A month into one of the fastest global market meltdowns in recent history, investors aren’t willing to pay more than liquidation value for stocks in Hong Kong.
The 50-member Hang Seng Index now trades at 99% of book value, a level only seen twice before in data compiled by Bloomberg going back to 1993. That means traders are pricing firms’ assets at less than their stated worth, something that last happened in 2016. The gauge last week entered its second bear market in as many years.
The prospect that the virus outbreak may send the global economy into recession is adding to the fragile sentiment in Hong Kong, where the economy was already on a downturn due to last year’s protests. The city’s stock market may also be paying the price for being highly liquid and widely owned, making it vulnerable to volatility shocks in the U.S. or Europe.

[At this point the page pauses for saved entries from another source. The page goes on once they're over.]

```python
from . import build as _build

c_int, c_float, c_void_p = ctypes.c_int, ctypes.c_float, ctypes.c_void_p

CTC_LOGZERO = -100000000.0
DEC_LOG_ZERO = -10000000.0
STATUS_PREFIX_TOO_LONG = 1
STATUS_TOKEN_NOT_CAND = 2
PREFIX_FULL = 1
PREFIX_SKIP_DEAD_ROWS = 2
PREFIX_FAST_MATH = 4
PREFIX_LIBM_MATH = 8
PREFIX_ROW_COPIES = 16
PREFIX_POLY_MATH = 32
PREFIX_POLY_ESTRIN = 64
BEAM_USE_CTC = 1
BEAM_USE_LM = 2

SIGNATURES = {
    "e2e_last_error": (ctypes.c_char_p, []),
    "e2e_abi_version": (c_int, []),
    "e2e_padded_vocab": (c_int, [c_int]),
# ... 37 lines not shown
    "e2e_lstm_cell": (c_int, [c_void_p, ctypes.c_longlong, c_void_p, c_void_p, c_void_p, c_void_p, c_void_p, c_int, c_int,
                              c_void_p, c_void_p, c_void_p, ctypes.c_longlong, c_int, c_int, c_void_p]),
    "e2e_lstm_split_rows_f16x2": (c_int, [c_void_p, ctypes.c_longlong, c_void_p, c_int, c_int, c_void_p, ctypes.c_longlong, c_int, c_int,
                                          c_float, c_void_p]),
    "e2e_lstm_split_rows_multi_f16x2": (c_int, [c_int, c_void_p, c_void_p, c_void_p, c_void_p, c_void_p, c_void_p, c_void_p, c_void_p,
                                                c_int, c_float, c_void_p]),
    "e2e_lstm_cell_f16x2": (c_int, [c_void_p, ctypes.c_longlong, c_float, c_void_p, c_void_p, c_void_p, c_void_p, c_void_p, c_int, c_int,
                                    c_void_p, c_void_p, c_void_p, ctypes.c_longlong, c_int, c_int, c_float, c_void_p]),
    "e2e_gru_cell": (c_int, [c_void_p, ctypes.c_longlong, c_void_p, c_void_p, c_void_p, c_void_p, c_void_p, c_int, c_int,
                             c_void_p, c_void_p, ctypes.c_longlong, c_int, c_int, c_void_p]),
    "e2e_gru_cell_f16x2": (c_int, [c_void_p, ctypes.c_longlong, c_float, c_void_p, c_void_p, c_void_p, c_void_p, c_void_p, c_int, c_int,
                                   c_void_p, c_void_p, ctypes.c_longlong, c_int, c_int, c_float, c_void_p]),
    "e2e_conv3x3_unfold_split": (c_int, [c_void_p, c_void_p, c_int, c_int, c_int, c_int, ctypes.c_longlong, c_int, c_void_p, c_void_p]),
    "e2e_conv_bias_relu_mask": (c_int, [c_void_p, c_void_p, c_void_p, c_int, c_int, c_int, c_int, ctypes.c_longlong,
                                        ctypes.c_longlong, c_void_p]),
    "e2e_lstm_sequence": (c_int, [c_void_p, ctypes.c_longlong, c_void_p, ctypes.c_longlong, c_void_p, c_void_p, c_void_p, c_void_p,
                                  c_int, c_int, c_int, c_int,
                                  c_void_p, c_void_p, c_int, c_int, c_void_p, c_void_p, c_int, c_int, c_void_p]),
    "e2e_gru_sequence": (c_int, [c_void_p, ctypes.c_longlong, c_void_p, ctypes.c_longlong, c_void_p, c_void_p, c_void_p, c_void_p,
                                 c_int, c_int, c_int, c_int,
                                 c_void_p, c_void_p, c_int, c_int, c_void_p, c_void_p, c_int, c_int, c_void_p]),
    "e2e_conv1_direct": (c_int, [c_void_p, ctypes.c_longlong, c_void_p, c_void_p, c_void_p, c_int, c_int, c_int, c_int, c_int,
                                 c_void_p, c_void_p]),
    "e2e_conv_bias_relu_mask_pool": (c_int, [c_void_p, c_void_p, c_void_p, c_int, c_int, c_int, c_int, c_void_p, c_void_p]),
    "e2e_conv1_direct_amax": (c_int, [c_void_p, ctypes.c_longlong, c_void_p, c_void_p, c_void_p, c_int, c_int, c_int, c_int, c_int,
                                      c_void_p, c_void_p, c_void_p]),
    "e2e_conv3x3_unfold_split_f16x2": (c_int, [c_void_p, c_void_p, c_int, c_int, c_int, c_int, ctypes.c_longlong, c_int, c_void_p,
                                               c_void_p, c_void_p]),
    "e2e_conv_bias_relu_mask_scaled": (c_int, [c_void_p, c_void_p, c_void_p, c_int, c_int, c_int, c_int, ctypes.c_longlong,
                                               ctypes.c_longlong, c_void_p, c_float, c_void_p, c_void_p]),
# ... 53 lines not shown
```

### e2e-asr-pytorch_b200/build.py

```python
import os
import shutil
import subprocess

_HERE = os.path.dirname(os.path.abspath(__file__))
CSRC = os.path.join(_HERE, "csrc")
LIB_DIR = os.path.join(_HERE, "lib")
LIB_PATH = os.path.join(LIB_DIR, "libe2e_asr_b200.so")
SOURCES = ["abi.cu", "ctc_posterior.cu", "prefix_score.cu", "prefix_lazy.cu", "beam_step.cu", "attention_full.cu", "lstm_step.cu", "conv_split.cu", "lstm_seq.cu"]
HEADERS = [os.path.join(CSRC, "common.cuh"), os.path.join(CSRC, "softplus_lut.inc"), os.path.join(CSRC, "softplus_poly.inc"), os.path.join(_HERE, "..", "include", "e2e_asr_b200.h")]
NVCC_FLAGS = ["-gencode", "arch=compute_100a,code=sm_100a", "-O3", "-lineinfo", "-std=c++17",
              "--expt-extended-lambda", "-Xcompiler", "-fPIC", "-shared"]


def _nvcc():
    for cand in (os.environ.get("NVCC"), shutil.which("nvcc"), "/usr/local/cuda/bin/nvcc"):
        if cand and os.path.exists(cand):
            return cand
    return None


def stale():
    if not os.path.exists(LIB_PATH):
        return True
    built = os.path.getmtime(LIB_PATH)
    deps = [os.path.join(CSRC, s) for s in SOURCES] + HEADERS
    return any(os.path.getmtime(d) > built for d in deps)


def build(force=False, verbose=False):
    if not force and not stale():
        return LIB_PATH
    nvcc = _nvcc()
    if nvcc is None:
        raise RuntimeError("nvcc not found: cannot build libe2e_asr_b200.so")
    import tempfile
    from concurrent.futures import ThreadPoolExecutor
    os.makedirs(LIB_DIR, exist_ok=True)
    compile_flags = [f for f in NVCC_FLAGS if f != "-shared"] + (["-Xptxas", "-v"] if verbose else [])
    with tempfile.TemporaryDirectory(prefix="e2e_build_") as tmp:
        def compile_one(src):
            obj = os.path.join(tmp, src.replace(".cu", ".o"))
            proc = subprocess.run([nvcc] + compile_flags + ["-c", "-o", obj, src], cwd=CSRC, capture_output=True, text=True)
            return src, obj, proc
        with ThreadPoolExecutor(max_workers=min(len(SOURCES), os.cpu_count() or 1)) as pool:
            done = list(pool.map(compile_one, SOURCES))
        failed = [(src, proc) for src, _, proc in done if proc.returncode != 0]
        if failed:
            raise RuntimeError("nvcc failed:\n" + "\n".join(src + ":\n" + proc.stdout + proc.stderr for src, proc in failed))
        if verbose:
            for src, _, proc in done:
                print(proc.stderr)
        out_tmp = LIB_PATH + ".tmp%d" % os.getpid()
        link = subprocess.run([nvcc] + NVCC_FLAGS + ["-o", out_tmp] + [obj for _, obj, _ in done], cwd=CSRC, capture_output=True, text=True)
        if link.returncode != 0:
            raise RuntimeError("nvcc link failed:\n" + link.stdout + link.stderr)
        os.replace(out_tmp, LIB_PATH)
    return LIB_PATH


if __name__ == "__main__":
    print(build(force=True, verbose=True))
```

### e2e-asr-pytorch_b200/csrc/prefix_score.cu

```cuda
#include "common.cuh"
#include <stdlib.h>
#include <string.h>
#include <cuda.h>

namespace e2e {

#ifndef E2E_PS_MINBLOCKS
#define E2E_PS_MINBLOCKS 6
#endif
#ifndef E2E_PS_UNROLL
#define E2E_PS_UNROLL 4
#endif
constexpr int kTileBig = 16, kTileSmall = 32;
__host__ __device__ constexpr int phi_pitch(int tile) { return 2 * tile + 2; }
constexpr int kMaxRowFloats = 256;
constexpr int kMaxLanes = 128;
constexpr int kLutBytes = kLutNodes * kLutCopies * 16;
__host__ __device__ constexpr int lut_bytes(int math) { return (math == kMathPoly || math == kMathPolyEstrin) ? 0 : kLutBytes; }

struct PrefixParams {
    const float *x; int Tmax, U, Vp, V;
    const int *enc_len;
    const float2 *r_prev; int lanes_prev;
    const int *prev_lane, *last_tok, *prefix_len, *n_live, *cand;
// ... 238 lines not shown
    }
}

static size_t prefix_smem_bytes(bool gather, int lanes, int Vp, int H, int tile, int math)
{
    size_t b = lut_bytes(math) + prefix_xs_bytes(gather, lanes, Vp, tile) + prefix_phis_bytes(H, tile) + prefix_stage_bytes(H, tile);
    b = ((b + (size_t)(H + 2) * 4 + 7) & ~(size_t)7) + 16;
    return (b + 15) & ~(size_t)15;
}

typedef void (*PrefixKernel)(PrefixParams, CUtensorMap);

typedef CUresult (*EncodeTiledFn)(CUtensorMap *, CUtensorMapDataType, cuuint32_t, void *, const cuuint64_t *, const cuuint64_t *,
                                  const cuuint32_t *, const cuuint32_t *, CUtensorMapInterleave, CUtensorMapSwizzle,
                                  CUtensorMapL2promotion, CUtensorMapFloatOOBfill);
static EncodeTiledFn tensor_map_encoder()
{
    static EncodeTiledFn fn = nullptr;
    static bool tried = false;
    if (!tried) {
        tried = true;
        void *ptr = nullptr;
        cudaDriverEntryPointQueryResult q;
        if (cudaGetDriverEntryPoint("cuTensorMapEncodeTiled", &ptr, cudaEnableDefault, &q) == cudaSuccess && q == cudaDriverEntryPointSuccess)
            fn = reinterpret_cast<EncodeTiledFn>(ptr);
        else
            cudaGetLastError();
    }
    return fn;
}

// ... 117 lines not shown
```

### e2e-asr-pytorch_b200/decode.py

```python
import os

import numpy as np
import torch
import torch.nn.functional as F
import yaml
from torch import nn

from . import _lib as L
from . import ops
from .model import RNNLM
from .stepper import BatchedStepper

CTC_BEAM_RATIO = 1.5
LOG_ZERO = -10000000.0
EOS_THRESHOLD = 1.5


class Hypothesis:

    def __init__(self, tokens, scores, avg):
        self._tokens = np.asarray(tokens, dtype=np.int64)
        self._scores = np.asarray(scores, dtype=np.float32)
        self._avg = np.float32(avg)
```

“It’s not just the global stock crash that’s worrying investors now, but a global economic recession,” said Castor Pang, head of research at Core Pacific-Yamaichi International Hong Kong. “The market will remain super volatile in Hong Kong – the outlook is so uncertain.”

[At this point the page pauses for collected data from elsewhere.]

__global__ __launch_bounds__(kBlock) void k_rc_emit(RcArgs a, RcBatch cb,
                                                    const uint8_t* __restrict__ log,
                                                    uint64_t* __restrict__ rc_loc,
                                                    uint64_t* __restrict__ rc_h,
                                                    const uint64_t* __restrict__ part_h,
                                                    uint64_t* __restrict__ rc_hx,
                                                    const uint8_t* __restrict__ scratch,
                                                    CacheCounters* __restrict__ ctr) {
  __shared__ unsigned long long s_w[kBlock / 64];
  __shared__ unsigned long long s_pre;
  if (a.lead_mode && (uint64_t)blockIdx.x * kBlock >= a.ctl[3]) return;
  const int lane = threadIdx.x & 63, w = threadIdx.x >> 6;
  unsigned long long pre = 0;
  for (unsigned b = threadIdx.x; b < blockIdx.x; b += kBlock) pre += part_h[b];
  pre = wave_sum(pre);
  if (lane == 0) s_w[w] = pre;
  __syncthreads();
  if (threadIdx.x == 0) s_pre = s_w[0] + s_w[1] + s_w[2] + s_w[3];
// ... 743 lines not shown
  HIP_OK(hipHostMalloc(&host_slots_, kHostSlots * sizeof(uint64_t),
                       hipHostMallocMapped | hipHostMallocCoherent));
  memset(host_slots_, 0, kHostSlots * sizeof(uint64_t));
  SH_CHECK(cfg_.serve_blocks >= 1 && cfg_.serve_blocks <= kServeBlocksMax,
           "serve_blocks out of range");
  srv_blocks_ = cfg_.serve_blocks;
  HIP_OK(hipHostMalloc(&srv_ring_, (size_t)kServeRing * srv_blocks_ * sizeof(SrvJob),
                       hipHostMallocMapped | hipHostMallocCoherent));
  memset(srv_ring_, 0, (size_t)kServeRing * srv_blocks_ * sizeof(SrvJob));
  HIP_OK(hipHostMalloc(&srv_ctl_, kCtlWords * sizeof(uint64_t),
                       hipHostMallocMapped | hipHostMallocCoherent));
  memset(srv_ctl_, 0, kCtlWords * sizeof(uint64_t));
  HIP_OK(hipMalloc(&srv_sync_, 64));
  HIP_OK(hipHostMalloc(&srv_trace_, kSrvTrace * 8 * sizeof(uint64_t),
                       hipHostMallocMapped | hipHostMallocCoherent));
  memset(srv_trace_, 0, kSrvTrace * 8 * sizeof(uint64_t));
  {
    int khz = 0;
    HIP_OK(hipDeviceGetAttribute(&khz, hipDeviceAttributeWallClockRate, cfg_.device));
    if (khz <= 0) khz = 100000;
    srv_khz_ = (uint64_t)khz;
    srv_idle_ticks_ = (uint64_t)khz * kSrvIdleUs / 1000;
    srv_life_ticks_ = (uint64_t)khz * kSrvLifeUs / 1000;
  }
  HIP_OK(hipMemset(index_, 0, cfg_.nbuckets * kBucketBytes));
  HIP_OK(hipMemset(head_, 0, 64));
  HIP_OK(hipMemset(ctr_, 0, kCtrShards * sizeof(CacheCounters)));
  SH_CHECK(cfg_.evict == kEvictFifo || cfg_.evict == kEvictClock, "unknown eviction policy");
  SH_CHECK(cfg_.max_item <= kVlenMask, "max_item must be < 2 GiB (CLOCK bit in vlen)");
  if (cfg_.evict == kEvictClock) {
    rmax_ = reinsert_budget(cfg_.log_bytes, cfg_.reinsert_max);
    ring_cap_ = ring_entries(cfg_.nbuckets);
    HIP_OK(hipMalloc(&ring_, ring_cap_ * sizeof(uint64_t)));
    HIP_OK(hipMalloc(&rc_ctl_, 8 * sizeof(unsigned long long)));
    HIP_OK(hipMemset(rc_ctl_, 0, 8 * sizeof(unsigned long long)));
    HIP_OK(hipMemset(rc_ctl_ + 2, 0xff, sizeof(unsigned long long)));
    for (HandBuf& b : hb_) HIP_OK(hipMalloc(&b.scratch, rmax_ + 64));
  }
  HIP_OK(hipDeviceSynchronize());
}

After a 4% slump to start the week, the Hang Seng Index was relatively steady Tuesday as U.S. stock-index futures jumped. Investors in Hong Kong have been boosting their hedges and preparing for further losses, with short selling on Monday accounting for about 18% of total turnover on Hong Kong’s main board. That’s the highest proportion in more than six months.

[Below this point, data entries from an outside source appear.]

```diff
+bool nt_as3_enabled() {
+  const char* e = getenv("HFTT_NT_STREAM");
+  return !(e != nullptr && e[0] == '0');
+}
+bool nt_as3_takes(const hftt_gemm_nt_desc& d) {
+  if (d.ln_gamma != nullptr || d.K > 256 || !(d.N == 256 || (d.K == 256 && d.N <= 256))) return false;
+  if (d.ldc % 4 != 0 || ((uintptr_t)d.C & 15) != 0) return false;
+  const bool rich = d.add_table || d.gate || d.drop_p > 0.f || d.residual;
+  const bool quads = (d.N % 4 == 0) && (!d.gate || d.ldg % 4 == 0) && (!d.residual || d.ldr % 4 == 0) &&
+                     ((((uintptr_t)d.gate | (uintptr_t)d.residual | (uintptr_t)d.add_table) & 15) == 0);
+  return (quads || !rich) && nt_as3_enabled();
+}
+template <int XE, int NCH, bool PF2>
+int launch_nt_as3(const hftt_gemm_nt_desc& d, hipStream_t st) {
+  constexpr int lds = as3_lds_bytes(NCH);
+  const int nblk = (d.M + AS3_BM - 1) / AS3_BM;
+  int wgs = 0;
+  if (int rc = hftt_resident_wgs<gemm_nt_as3_kernel<XE, NCH, PF2>>("gemm_nt", 512, lds, &wgs)) return rc;
+  dim3 grid((unsigned)(nblk < wgs ? nblk : wgs), 1, 1);
+  return hftt_launch<gemm_nt_as3_kernel<XE, NCH, PF2>>("gemm_nt", grid, dim3(512), lds, st, d, nblk);
+}
+template <int XE>
+int dispatch_nt_as3(const hftt_gemm_nt_desc& d, hipStream_t st) {
+  const bool pf2 = (d.K / 32) % 2 == 0;
+  if (d.K <= 128) return pf2 ? launch_nt_as3<XE, 4, true>(d, st) : launch_nt_as3<XE, 4, false>(d, st);
+  return pf2 ? launch_nt_as3<XE, 8, true>(d, st) : launch_nt_as3<XE, 8, false>(d, st);
+}
+
 template <int BM_, int MODE, bool EW = false, int PF = 1>
 int launch_nt_as1(const hftt_gemm_nt_desc& d, hipStream_t st) {
   int lds = (BM_ * (d.K + 8) + 2 * 256 * 40) * 2;
@@ -732,12 +942,12 @@
   HFTT_REQUIRE(d->ln_gamma == nullptr || (d->ln_beta != nullptr && d->ldc == d->N), "gemm_nt: LN needs beta and ldc == N");
   hipStream_t st = reinterpret_cast<hipStream_t>(stream);
   if (d->npass == 3) return dispatch_nt<3>(*d, st);
-  if (d->npass == 2) return dispatch_nt<2>(*d, st);
+  if (d->npass == 2) return nt_as3_takes(*d) ? dispatch_nt_as3<X3_F16>(*d, st) : dispatch_nt<2>(*d, st);
 #ifdef HFTT_GRAD_HI_BUILD
   if (d->npass == 4 && (d->io_flags & HFTT_NT_A_HI)) return dispatch_nt<5>(*d, st);
 #else
   HFTT_REQUIRE(!(d->io_flags & HFTT_NT_A_HI), "gemm_nt: this library was built without the gradient-rounding option (HFTT_BUILD_GRAD_HI=1 python nylon-amt_amd/build.py)");
 #endif
-  if (d->npass == 4) return dispatch_nt<4>(*d, st);
+  if (d->npass == 4) return nt_as3_takes(*d) ? dispatch_nt_as3<X3_BF16>(*d, st) : dispatch_nt<4>(*d, st);
   return dispatch_nt_bf16(*d, st);
 }
diff --git a/nylon-amt_amd/hftt_hip/_capi.py b/nylon-amt_amd/hftt_hip/_capi.py
--- a/nylon-amt_amd/hftt_hip/_capi.py
+++ b/nylon-amt_amd/hftt_hip/_capi.py
@@ -317,6 +317,8 @@
     'hftt_dropout_bwd': (C.c_int, [c_f32p, C.c_int64, C.c_float, C.c_uint32, C.c_uint64, C.c_uint32, C.c_void_p]),
     'hftt_colsum': (C.c_int, [c_f32p, C.c_int64, C.c_int64, C.c_int64, c_f32p, C.c_float, c_f32p, C.c_uint32, C.c_void_p]),
     'hftt_colsum_ws_bytes': (C.c_int64, [C.c_int64, C.c_int64]),
+    'hftt_dropout_bwd_colsum': (C.c_int, [c_f32p, C.c_int64, C.c_int64, C.c_int64, C.c_float, C.c_uint32, C.c_uint64, c_f32p, C.c_float, c_f32p,
+                                          C.c_uint32, C.c_void_p]),
     'hftt_heads_split': (C.c_int, [c_f32p, C.c_int64, c_f32p, c_f32p, c_f32p, c_f32p,
                                    C.c_int32, C.c_int32, C.c_int32, C.c_int32, C.c_int32, C.c_void_p]),
     'hftt_heads_split_bwd': (C.c_int, [c_f32p, c_f32p, c_f32p, c_f32p, c_f32p, c_f32p, c_f32p, c_f32p, C.c_int64,
diff --git a/nylon-amt_amd/hftt_hip/engine.py b/nylon-amt_amd/hftt_hip/engine.py
--- a/nylon-amt_amd/hftt_hip/engine.py
+++ b/nylon-amt_amd/hftt_hip/engine.py
@@ -256,6 +256,9 @@
             elif fn == 'dropout_bwd':
                 g, n, site, gbf = args
                 rc = L.hftt_dropout_bwd(g, n, p, site, seed, gbf, stream) if p > 0.0 else 0
+            elif fn == 'dropout_bwd_colsum':
+                g, rows, n, ld, site, out, beta, wsp, gbf = args
+                rc = L.hftt_dropout_bwd_colsum(g, rows, n, ld, p, site, seed, out, beta, wsp, gbf, stream)
             else:
                 raise _capi.HfttError('unknown plan op %s' % fn)
             if prof is not None:
diff --git a/nylon-amt_amd/hftt_hip/plan.py b/nylon-amt_amd/hftt_hip/plan.py
--- a/nylon-amt_amd/hftt_hip/plan.py
+++ b/nylon-amt_amd/hftt_hip/plan.py
@@ -49,6 +49,9 @@
             kname = 'gemm_nt_as1_kernel<%d, 1, false, 2>' % (32 if ln else 64)
         else:
             kname = 'gemm_nt_as1_kernel<32, 2, false, 1>'
+    elif (npass in (2, 4) and not a_hi and not ln and K <= 256 and (N == 256 or (K == 256 and N <= 256)) and (N % 4 == 0 or not rich)
+          and _env_on('HFTT_NT_STREAM')):
+        kname = 'gemm_nt_as3_kernel<%d, %d, %s>' % (npass, 4 if K <= 128 else 8, _tf((K // 32) % 2 == 0))
     else:
         kname = 'gemm_nt_kernel<%d, %d, %s>' % (bn, 5 if a_hi else npass, _tf(ln))
     return {'kernel': kname, 'flops': 2.0 * M * N * K, 'bytes': float(nbytes), 'shape': (M, N, K)}
@@ -687,8 +690,8 @@
         Ge = (eGA, eGB, eGC, eGh, eGq, eGx)
         for i in reversed(range(e.Le)):
             self.enc_layer_bwd(f'enc{i}', f'{enc_}layers_freq.{i}.', Se, BT, F, e.He, ws['enc_in'][i], Ge, dx_fp32=(i == 0))
-        plan.append(('dropout_bwd', (eGA, Se * d, ws['sites']['embed'], 1 if bs else 0), 'dropout_bwd', None))
-        plan.append(('colsum', (eGA, BT, F * d, F * d, e.G(enc_ + 'pos_embedding_freq.weight'), 0.0, cs_ws, 1 if bs else 0), 'colsum', None))
+        plan.append(('dropout_bwd_colsum', (eGA, BT, F * d, F * d, ws['sites']['embed'], e.G(enc_ + 'pos_embedding_freq.weight'), 0.0, cs_ws, 1 if bs else 0),
+                     'dropout_bwd_colsum', None))
         self.tn(Se, d, e.Kp, eGA, d, b['win'].data_ptr(), e.Kp, [(0, d, e.dweff.data_ptr(), e.dbeff.data_ptr())], out_scale=math.sqrt(d))
         plan.append((self.lib.hftt_embed_fold_bwd, (C.byref(e.fold),), 'embed_fold_bwd', None))
         marks.append((len(plan), 0, o_dec))
```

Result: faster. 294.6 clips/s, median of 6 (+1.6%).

About half of the companies listed on the Hang Seng Index trade below book value, with Swire Pacific Ltd. — which controls embattled airline Cathay Pacific Airways Ltd. — the cheapest with a ratio of just 0.31. Internet giant Tencent Holdings Ltd. remain expensive with a price-to-book ratio of almost 7.3, though that’s still down from a February high of 8.9.
In 2016, Hong Kong stocks fell below the value of their net assets amid concerns over capital outflows and China’s economic slowdown. But reaching the milestone could also signal that the worst may soon be over for Hong Kong: when it happened in 2016, the index went on to rally about 80% in two years.
The Hang Seng measure’s relative-strength index remained below 30 for a fourth day Tuesday, a signal that selling may have gone too far and too fast.
“It suggests that the Hang Seng Index is close to bottoming,” said Daniel So, a strategist at CMB International Securities Ltd. “The price-to-book ratio at crisis levels tells a lot about how cheap stocks are right now.”